WHAT TO PRODUCE:
Go through the material line by line and copy each one with the word "nStates".

RECORDED DATA:
###
template <bool EPS, bool PLDS, bool BG = false, class C = Narrow>
WV_ENTRY int32_t compactSearch(Lds window) {
  constexpr uint32_t kGroups = C::kGroups, kHeapClamp = C::kHeapClamp, kAuxCap = C::kAuxCap, kAuxBytes = C::kAuxBytes,
                     kAuxClamp = C::kAuxClamp, kRows = C::kRows, kBitsBytes = C::kBitsBytes;
  constexpr uint32_t oFocal = C::oFocal, oAux = C::oAux, oBits = C::oBits;
  constexpr uint32_t kMO = C::kMO, kMF = C::kMF, kEmpty = C::kEmpty, kMOAux = C::kMOAux, kAuxShift = C::kAuxShift;
  constexpr uint32_t kFShift = C::kFShift, kFhShift = C::kFhShift, kFMax = C::kFMax, kFhMax = C::kFhMax, kGMax = C::kGMax;
  constexpr uint32_t oObstX = C::obstOff(BG), oPathsX = C::pathsOff(BG);
  constexpr uint32_t oBuild = BG ? oOpen : oBits;
  const Lds lds = windowBase(window);
  const Sides S = makeSides();
  const Rows Rw = makeRows();
  const V lane = S.lane;
  const V hb = bothSides(S, oOpen + 4u, oFocal + 4u);
  const V km = bothSides(S, kMO, kMF);
  const V hbAux = splat(oAux + 4u), kmAux = splat(kMOAux);
  const uint32_t dimx = MRP_CT_JOB_U32(lds, dimx), dimy = MRP_CT_JOB_U32(lds, dimy);
  const uint32_t gx = MRP_CT_JOB_U32(lds, gx), gy = MRP_CT_JOB_U32(lds, gy);
  const uint32_t nEc = MRP_CT_JOB_U32(lds, nEc);
  const uint32_t nAgentsPad = EPS ? MRP_CT_JOB_U32(lds, nAgentsPad) : 0u;
  int32_t status = C_NO_SOLUTION, cost = 0, fmin = 0, nStates = 0;
  uint32_t nOpen = 1, nFocal = EPS ? 1u : 0u, nodes = 1, expansions = 0;

  MRP_CT_PROF_DECL;
  sync();
  uint32_t* bitsG = BG ? MRP_CT_JOB_PTR(uint32_t, lds, bitsG) : nullptr;
  {
    const uint32_t* obst = MRP_CT_JOB_PTR(const uint32_t, lds, obst);
    const uint32_t obstWords = MRP_CT_JOB_U32(lds, obstWords);
    const V y = S.l5;
    const V bitOff = y * dimx;
    const V wi = bitOff >> 5, sh = bitOff & 31u;
    const B rowIn = (y < dimy) & !S.isB;
    const V lo = gLoad32m(obst, wi, rowIn & (wi < obstWords));
    const V hi = gLoad32m(obst, wi + 1u, rowIn & ((wi + 1u) < obstWords));
    V w = sel(sh == 0u, lo, (lo >> sh) | (hi << (splat(32u) - sh)));
    const uint32_t colMask = dimx >= 32u ? 0xFFFFFFFFu : ((1u << dimx) - 1u);
    w = (w & colMask) | ~colMask;
    w = sel(rowIn, w, splat(0xFFFFFFFFu));
    ldsStore32m(lds, splat(oObstX) + y * 4u, w, !S.isB);
  }
  auto initHeaps = [&]() {
    const V4 none{splat(kEmpty), splat(kEmpty), splat(kEmpty), splat(kEmpty)};
    const V4 head{sel(lane == 0u, splat(kFront), splat(kEmpty)), splat(kEmpty), splat(kEmpty), splat(kEmpty)};
    ldsStore128(lds, splat(oOpen) + lane * 16u, head);
    ldsStore128(lds, splat(oFocal) + lane * 16u, head);
    ldsStore128(lds, splat(oAux) + lane * 16u, head);
    for (uint32_t g = 1; g < kGroups; ++g) {
      ldsStore128(lds, splat(oOpen + g * 1024u) + lane * 16u, none);
      ldsStore128(lds, splat(oFocal + g * 1024u) + lane * 16u, none);
    }
// ... 30 lines not shown
    const V4 head{sel(lane == 0u, splat(kFront), splat(kEmpty)), splat(kEmpty), splat(kEmpty), splat(kEmpty)};
    ldsStore128(lds, splat(oAux) + lane * 16u, head);
    for (uint32_t b = 1024u; b < kAuxBytes; b += 1024u) ldsStore128m(lds, splat(oAux + b) + lane * 16u, none, (lane * 16u + b) < kAuxBytes);
    sync();
    rowsReady += kRows;
  };
  if (C::kLongT) {
    moreRows();
  } else if (BG) {
    constexpr uint32_t kBuildRows = C::kBuildRows;
    for (uint32_t r0 = 0; r0 < kRows; r0 += kBuildRows) {
      buildRows(oBuild, r0, kBuildRows);
      sync();
      for (uint32_t i = 0; i < kBuildRows * kRowBytes / 1024u; ++i)
        gStore128(bitsG, splat(r0 * (kRowBytes / 16u) + i * 64u) + lane, ldsLoad128(lds, splat(oBuild + i * 1024u) + lane * 16u));
      sync();
    }
    initHeaps();
  } else {
    buildRows(oBuild, 0u, kRows);
  }
  V ecReg = splat(0xFFFFFFFFu);
  if (nEc) {
    const uint32_t* ec = MRP_CT_JOB_PTR(const uint32_t, lds, ec);
    ldsStore32(lds, splat(oAux + 16u) + lane * 4u, sel(lane < nEc, gLoad32m(ec, lane, lane < nEc), splat(0xFFFFFFFFu)));
    sync();
    ecReg = ldsLoad32(lds, splat(oAux + 16u) + lane * 4u);
    sync();
    const V4 none{splat(kEmpty), splat(kEmpty), splat(kEmpty), splat(kEmpty)};
    ldsStore128m(lds, splat(oAux + 16u) + lane * 16u, none, lane < 16u);
  }
  const V dx = sel(lane == 1u, splat(0xFFFFFFFFu), sel(lane == 2u, splat(1u), sel(lane < 5u, splat(0u), splat(0x4000u))));
  const V dy = sel(lane == 3u, splat(1u), sel(lane == 4u, splat(0xFFFFFFFFu), splat(0u)));
#ifndef MRP_CT_PLAIN_EXPANSION
  const bool grid = EPS && nAgentsPad != 0u && nAgentsPad <= 16u;
#else
  const bool grid = false;
#endif
  const V agent0 = grid ? Rw.l4 : lane;
  const B in0 = agent0 < nAgentsPad, in1 = (lane + 64u) < nAgentsPad;
  const V col0 = sel(in0, agent0, splat(nAgentsPad ? nAgentsPad - 1u : 0u));
  const V col1 = sel(in1, lane + 64u, splat(nAgentsPad ? nAgentsPad - 1u : 0u));
  const V gridD = perRow(Rw, 0xFFFFFFFFu, 1u, 256u, 0xFFFFFF00u);
  const V gridSh = ((lane - 1u) & 3u) << 4;
  const V gridWait = sel(lane == 0u, splat(0xFFFFFFFFu), splat(0u));
  const uint32_t tPad = EPS ? MRP_CT_JOB_U32(lds, tPad) : 0u;
  const uint16_t* pathsG = PLDS ? nullptr : MRP_CT_JOB_PTR(const uint16_t, lds, pathsG);
  const int32_t lastGoal = (int32_t)MRP_CT_JOB_U32(lds, lastGoal);
  const float wBound = uintAsFloat(MRP_CT_JOB_U32(lds, w));
  const uint32_t maxExp = MRP_CT_JOB_U32(lds, maxExp), openCap = MRP_CT_JOB_U32(lds, openCap), maxT = MRP_CT_JOB_U32(lds, maxT);
  uint8_t* parentTab = MRP_CT_JOB_PTR(uint8_t, lds, parentTab);
  const uint32_t goalCell = gx | (gy << 5);
  int32_t bestF;
  {
    const uint32_t sx = MRP_CT_JOB_U32(lds, sx), sy = MRP_CT_JOB_U32(lds, sy);
    const uint32_t h0 = (sx > gx ? sx - gx : gx - sx) + (sy > gy ? sy - gy : gy - sy);
    bestF = (int32_t)h0;
    const uint32_t e0 = (kFhMax << kFhShift) | ((kFMax - h0) << kFShift) | ((C::kLongT ? 63u - h0 : 0u) << 10) | (sx | (sy << 5));
    ldsStoreS(lds, oOpen + 4u, e0);
    if (EPS) ldsStoreS(lds, oFocal + 4u, e0);
  }
  sync();
  MRP_CT_PROF_MARK(0);

  for (;;) {
    if (nOpen == 0u) {
      status = C_NO_SOLUTION;
      break;
    }
    const V tops = ldsLoad32(lds, hb);
    const uint32_t topO = readlane(tops, 0);
    uint32_t curE = EPS ? readlane(tops, 32) : topO;
    if (EPS) {
      const int32_t fTop = (int32_t)(kFMax - ((topO >> kFShift) & kFMax));
      const int32_t oldBest = bestF;
      bestF = fTop;
      if (fTop > oldBest) {
        MRP_CT_PROF_MARK(0);
        const float lo = fmulRn((float)oldBest, wBound), hi = fmulRn((float)fTop, wBound);
        bool bandEmpty = false;
#ifndef MRP_CT_FORCE_WALK
        {
          const int32_t fA = (int32_t)lo + 1, fBraw = (int32_t)hi;
          const int32_t fB = fBraw > (int32_t)kFMax - 1 ? (int32_t)kFMax - 1 : fBraw;
          bandEmpty = true;
          if (fB >= fA) {
            const V base = splat(kFMax - (uint32_t)fB), span = splat((uint32_t)(fB - fA));
            for (uint32_t g = 0; g < kGroups && g * 256u <= nOpen; ++g) {
              const V4 grp = ldsLoad128(lds, splat(oOpen + g * 1024u) + lane * 16u);
              const B in = ((((grp.x >> kFShift) & kFMax) - base) <= span) | ((((grp.y >> kFShift) & kFMax) - base) <= span) |
                           ((((grp.z >> kFShift) & kFMax) - base) <= span) | ((((grp.w >> kFShift) & kFMax) - base) <= span);
              if (ballot(in)) {
                bandEmpty = false;
                break;
              }
            }
          }
        }
#endif
        MRP_CT_PROF_ADD(7, bandEmpty ? 1u : 0u);
        if (!bandEmpty) {
        uint32_t npq = 0, npqHigh = 0;
        uint32_t cur = 0, curKey = topO & kMO, eCur = topO;
        V trio = ldsLoad32(lds, splat(oOpen + 4u) + sel(lane == 2u, splat(cur), splat(2u * cur + 1u) + (lane & 1u)) * 4u);
        for (;;) {
          MRP_CT_PROF_ADD(6, 1u);
          const uint32_t firstC = 2u * cur + 1u;
          const uint32_t nCh = firstC + 1u < nOpen ? 2u : firstC < nOpen ? 1u : 0u;
          if (npq + 2u > kAuxCap) {
            status = C_OVERFLOW;
            cost = 4;
            break;
          }
          const uint32_t e1 = readlane(trio, 0), e2 = readlane(trio, 1);
          const float fv = (float)(int32_t)(kFMax - ((curKey >> kFShift) & kFMax));
          const bool inBand = fv > lo && fv <= hi;
          pushPairs(lds, Rw, oAux + 4u, kMOAux, npq, nCh, ((e1 & kMO) << kAuxShift) | firstC, ((e2 & kMO) << kAuxShift) | (firstC + 1u),
                    oFocal + 4u, kMF, nFocal,
                    inBand ? 1u : 0u, eCur, 0u);
          npq += nCh;
          nFocal += inBand ? 1u : 0u;
          npqHigh = npq > npqHigh ? npq : npqHigh;
          if (fv > hi) break;
          if (npq == 0u) break;
          npq -= 1u;
          const V two = ldsLoad32(lds, splat(oAux + 4u) + sel(lane == 0u, splat(0u), splat(npq)) * 4u);
          ldsStoreS(lds, oAux + 4u + 4u * npq, kEmpty);
          uint32_t hole = 0, above = kFront;
          bool first = true;
          uint32_t value = 0;
          for (;;) {
            const V node = ((splat(hole) + 1u) << S.lvl) + S.off1;
            V c = node * 2u + 1u;
            c = sel(c < kAuxClamp, c, splat(kAuxClamp));
            const V2 pr = ldsLoad64(lds, splat(oAux + 4u) + c * 4u);
            if (first) {
              first = false;
              const uint32_t curA = readlane(two, 0);
              value = readlane(two, 1);
              cur = curA & C::kAuxIdxMask;
              curKey = (curA >> kAuxShift) & kMO;
              trio = ldsLoad32(lds, splat(oOpen + 4u) + sel(lane == 2u, splat(cur), splat(2u * cur + 1u) + (lane & 1u)) * 4u);
              if (npq == 0u) break;
            }
            const V kl = pr.x & kMOAux, kr = pr.y & kMOAux;
            const B right = kr >= kl;
            const V pe = sel(right, pr.y, pr.x);
            const B go = kl > (kEmpty & kMOAux);
            const uint32_t goM = lo32(ballot(go)), rM = lo32(ballot(right));
            const B onPath = ((S.anc & goM) == S.anc) & (((S.needR ^ rM) & S.anc) == 0u) & go;
            const uint32_t pm = lo32(ballot(onPath & !S.isB));
            ldsStore32m(lds, splat(oAux + 4u) + node * 4u, pe, onPath);
            if (pm == 0u) break;
            const uint32_t steps = (uint32_t)__builtin_popcount(pm), d = lg2(pm);
            hole = ((hole + 1u) << steps) + 2u * d + 1u + ((rM >> d) & 1u) - (1u << steps);
            above = readlane(pe, d);
            if (steps < 5u) break;
          }
          eCur = readlane(trio, 2);
          if (npq > 0u) {
            if (hole == 0u || !((above & kMOAux) < (value & kMOAux)))
              ldsStoreS(lds, oAux + 4u + 4u * hole, value);
            else
              dualSiftUp(lds, S, hbAux, kmAux, splat(hole + 1u), value, false, false);
          }
        }
        for (uint32_t b = 0; b <= 4u * npqHigh; b += 1024u) {
          const V4 none{splat(kEmpty), splat(kEmpty), splat(kEmpty), splat(kEmpty)};
          const V4 head{sel(lane == 0u, splat(kFront), splat(kEmpty)), splat(kEmpty), splat(kEmpty), splat(kEmpty)};
          ldsStore128m(lds, splat(oAux + b) + lane * 16u, b == 0u ? head : none, (lane * 16u + b) < kAuxBytes);
        }
        if (status == C_OVERFLOW) break;
        curE = ldsLoadS(lds, oFocal + 4u);
        }
        MRP_CT_PROF_MARK(1);
      }
    }
    const uint32_t cell = curE & 1023u, curFh = kFhMax - (curE >> kFhShift);
    const uint32_t t = C::kLongT ? (kFMax - ((curE >> kFShift) & kFMax)) - (63u - ((curE >> 10) & 63u)) : (curE >> 10) & kGMax;
    const uint32_t x = cell & 31u, y = cell >> 5;
    const bool isGoal = cell == goalCell && (int32_t)t > lastGoal;
    if (!isGoal) {
      if (nOpen + 5u > openCap || t > maxT || (EPS && !C::kExactFhCheck && curFh + 2u * nAgentsPad > kFhMax)) {
        status = C_OVERFLOW;
        cost = nOpen + 5u > openCap ? 1 : t > maxT ? 2 : 3;
        break;
      }
    }
    expansions += 1u;
    if (expansions > maxExp) {
      status = C_CAP_EXP;
      break;
    }
    if (isGoal) {
      status = C_OK;
      cost = (int32_t)t;
      fmin = (int32_t)(kFMax - (((EPS ? topO : curE) >> kFShift) & kFMax));
      nStates = (int32_t)t + 1;
      uint16_t* outPath = MRP_CT_JOB_PTR(uint16_t, lds, outPath);
      sync();
      uint32_t c = cell;
      const uint32_t* tab32 = (const uint32_t*)parentTab;
      constexpr int32_t kStage = BG ? (int32_t)C::kStageRows : 8;
      for (int32_t k0 = (int32_t)t; k0 >= 1; k0 -= kStage) {
        V rowW[kStage][4];
        for (int32_t r = 0; r < kStage; ++r)
          for (uint32_t q = 0; q < 4; ++q)
            rowW[r][q] = (k0 - r >= 1) ? gLoad32Coherent(tab32, splat((uint32_t)(k0 - r) * 256u + q * 64u) + lane) : splat(0u);
        for (int32_t r = 0; r < kStage; ++r)
          for (uint32_t q = 0; q < 4; ++q) ldsStore32(lds, splat(oBuild + (uint32_t)r * 1024u + q * 256u) + lane * 4u, rowW[r][q]);
        sync();
        for (int32_t r = 0; r < kStage && k0 - r >= 1; ++r) {
          const uint32_t k = (uint32_t)(k0 - r);
          gStoreU16m(outPath, splat(k), splat((c & 31u) | ((c >> 5) << 8)), lane == 0u);
          const uint32_t a = first(ldsLoadU8(lds, splat(oBuild + (uint32_t)r * 1024u + c)));
          c = a == 1u ? c + 1u : a == 2u ? c - 1u : a == 3u ? c - 32u : a == 4u ? c + 32u : c;
        }
        sync();
      }
      gStoreU16m(outPath, splat(0u), splat((c & 31u) | ((c >> 5) << 8)), lane == 0u);
      break;
    }

    MRP_CT_PROF_MARK(0);
    const uint32_t t1 = t + 1u;
    if (C::kLongT && t1 >= rowsReady) moreRows();
// ... 21 lines not shown
          a1 = gLoadU16(pathsG, splat(ra * nAgentsPad) + col1);
          b1 = gLoadU16(pathsG, splat(rb * nAgentsPad) + col1);
        }
      }
    }

    MRP_CT_PROF_MARK(2);
    {
      const uint32_t nOld = nOpen;
      nOpen -= 1u;
      if (EPS) nFocal -= 1u;
      const V lastAddr = hb + bothSides(S, nOpen, nFocal) * 4u;
      const V lastV = ldsLoad32(lds, lastAddr);
      uint32_t p = 0;
#ifndef MRP_CT_PLAIN_EXPANSION
      const bool atRoot = EPS && ((curE ^ topO) & C::kStateMask) == 0u;
#else
      const bool atRoot = false;
#endif
      MRP_CT_COUNT(0, atRoot ? 1u : 0u);
      MRP_CT_COUNT(6, atRoot && nOld > 512u ? 1u : 0u);
      if (EPS && !atRoot) {
        const V key = splat(curE & C::kStateMask);
        for (uint32_t g = 0; g < kGroups && g * 256u <= nOld; ++g) {
          MRP_CT_COUNT(1, 1u);
          const V4 grp = ldsLoad128(lds, splat(oOpen + g * 1024u) + lane * 16u);
          const B m0 = (grp.x & C::kStateMask) == key, m1 = (grp.y & C::kStateMask) == key, m2 = (grp.z & C::kStateMask) == key,
                  m3 = (grp.w & C::kStateMask) == key;
          const uint64_t any = ballot(m0 | m1 | m2 | m3);
          if (any) {
            const V pos = lane * 4u + sel(m0, splat(0xFFFFFFFFu), sel(m1, splat(0u), sel(m2, splat(1u), splat(2u))));
            p = g * 256u + readlane(pos, ctz64(any));
            if (kGroups > 4u) break;
          }
        }
      }
      uint32_t lastO = readlane(lastV, 0);
      const uint32_t lastF = EPS ? readlane(lastV, 32) : kFront;
      ldsStore32m(lds, lastAddr, splat(kEmpty), S.l5 == 0u);
      if (EPS && !atRoot) {
        const uint32_t depth = lg2(p + 1u);
        MRP_CT_COUNT(4, p >= 256u ? 1u : 0u);
        MRP_CT_COUNT(5, p == nOld - 1u && depth != 0u ? 1u : 0u);
        const B act = !S.isB & (S.l5 < depth);
        const V ancPos = (splat(p + 1u) >> (S.l5 + 1u)) - 1u;
        const V ae = ldsLoad32(lds, splat(oOpen + 4u) + ancPos * 4u);
        ldsStore32m(lds, splat(oOpen + 4u) + ((splat(p + 1u) >> S.l5) - 1u) * 4u, ae, act);
        if (p == nOld - 1u && depth != 0u) {
          lastO = readlane(ae, 0);
          ldsStoreS(lds, oOpen + 4u + 4u * p, kEmpty);
        }
      }
      const V xk = bothSides(S, lastO & kMO, lastF & kMF);
      const V hole = dualDescend(lds, S, hb, km, splat(kHeapClamp), xk);
      ldsStore32m(lds, hb + hole * 4u, bothSides(S, lastO, lastF), (S.l5 == 0u) & (bothSides(S, nOpen, EPS ? nFocal : 0u) != 0u));
    }

    MRP_CT_PROF_MARK(3);
    const B okV = inb & (((word >> (nx & 31u)) & 1u) == 0u);
    uint32_t mask = lo32(ballot(okV)) & 0x1Fu;
    if (nEc) {
      const uint32_t base = (t << 19) | ((y * dimx + x) << 3);
      const V d = ecReg - base;
      if (ballot(d < 5u)) {
        uint32_t blocked = 0;
        for (uint32_t k = 0; k < 5u; ++k) blocked |= ballot(d == k) ? (1u << k) : 0u;
        mask &= ~blocked;
      }
    }
    if (mask == 0u) {
      MRP_CT_PROF_MARK(4);
      continue;
    }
###
RESPONSE AREA:
  int32_t status = C_NO_SOLUTION, cost = 0, fmin = 0, nStates = 0;
      nStates = (int32_t)t + 1;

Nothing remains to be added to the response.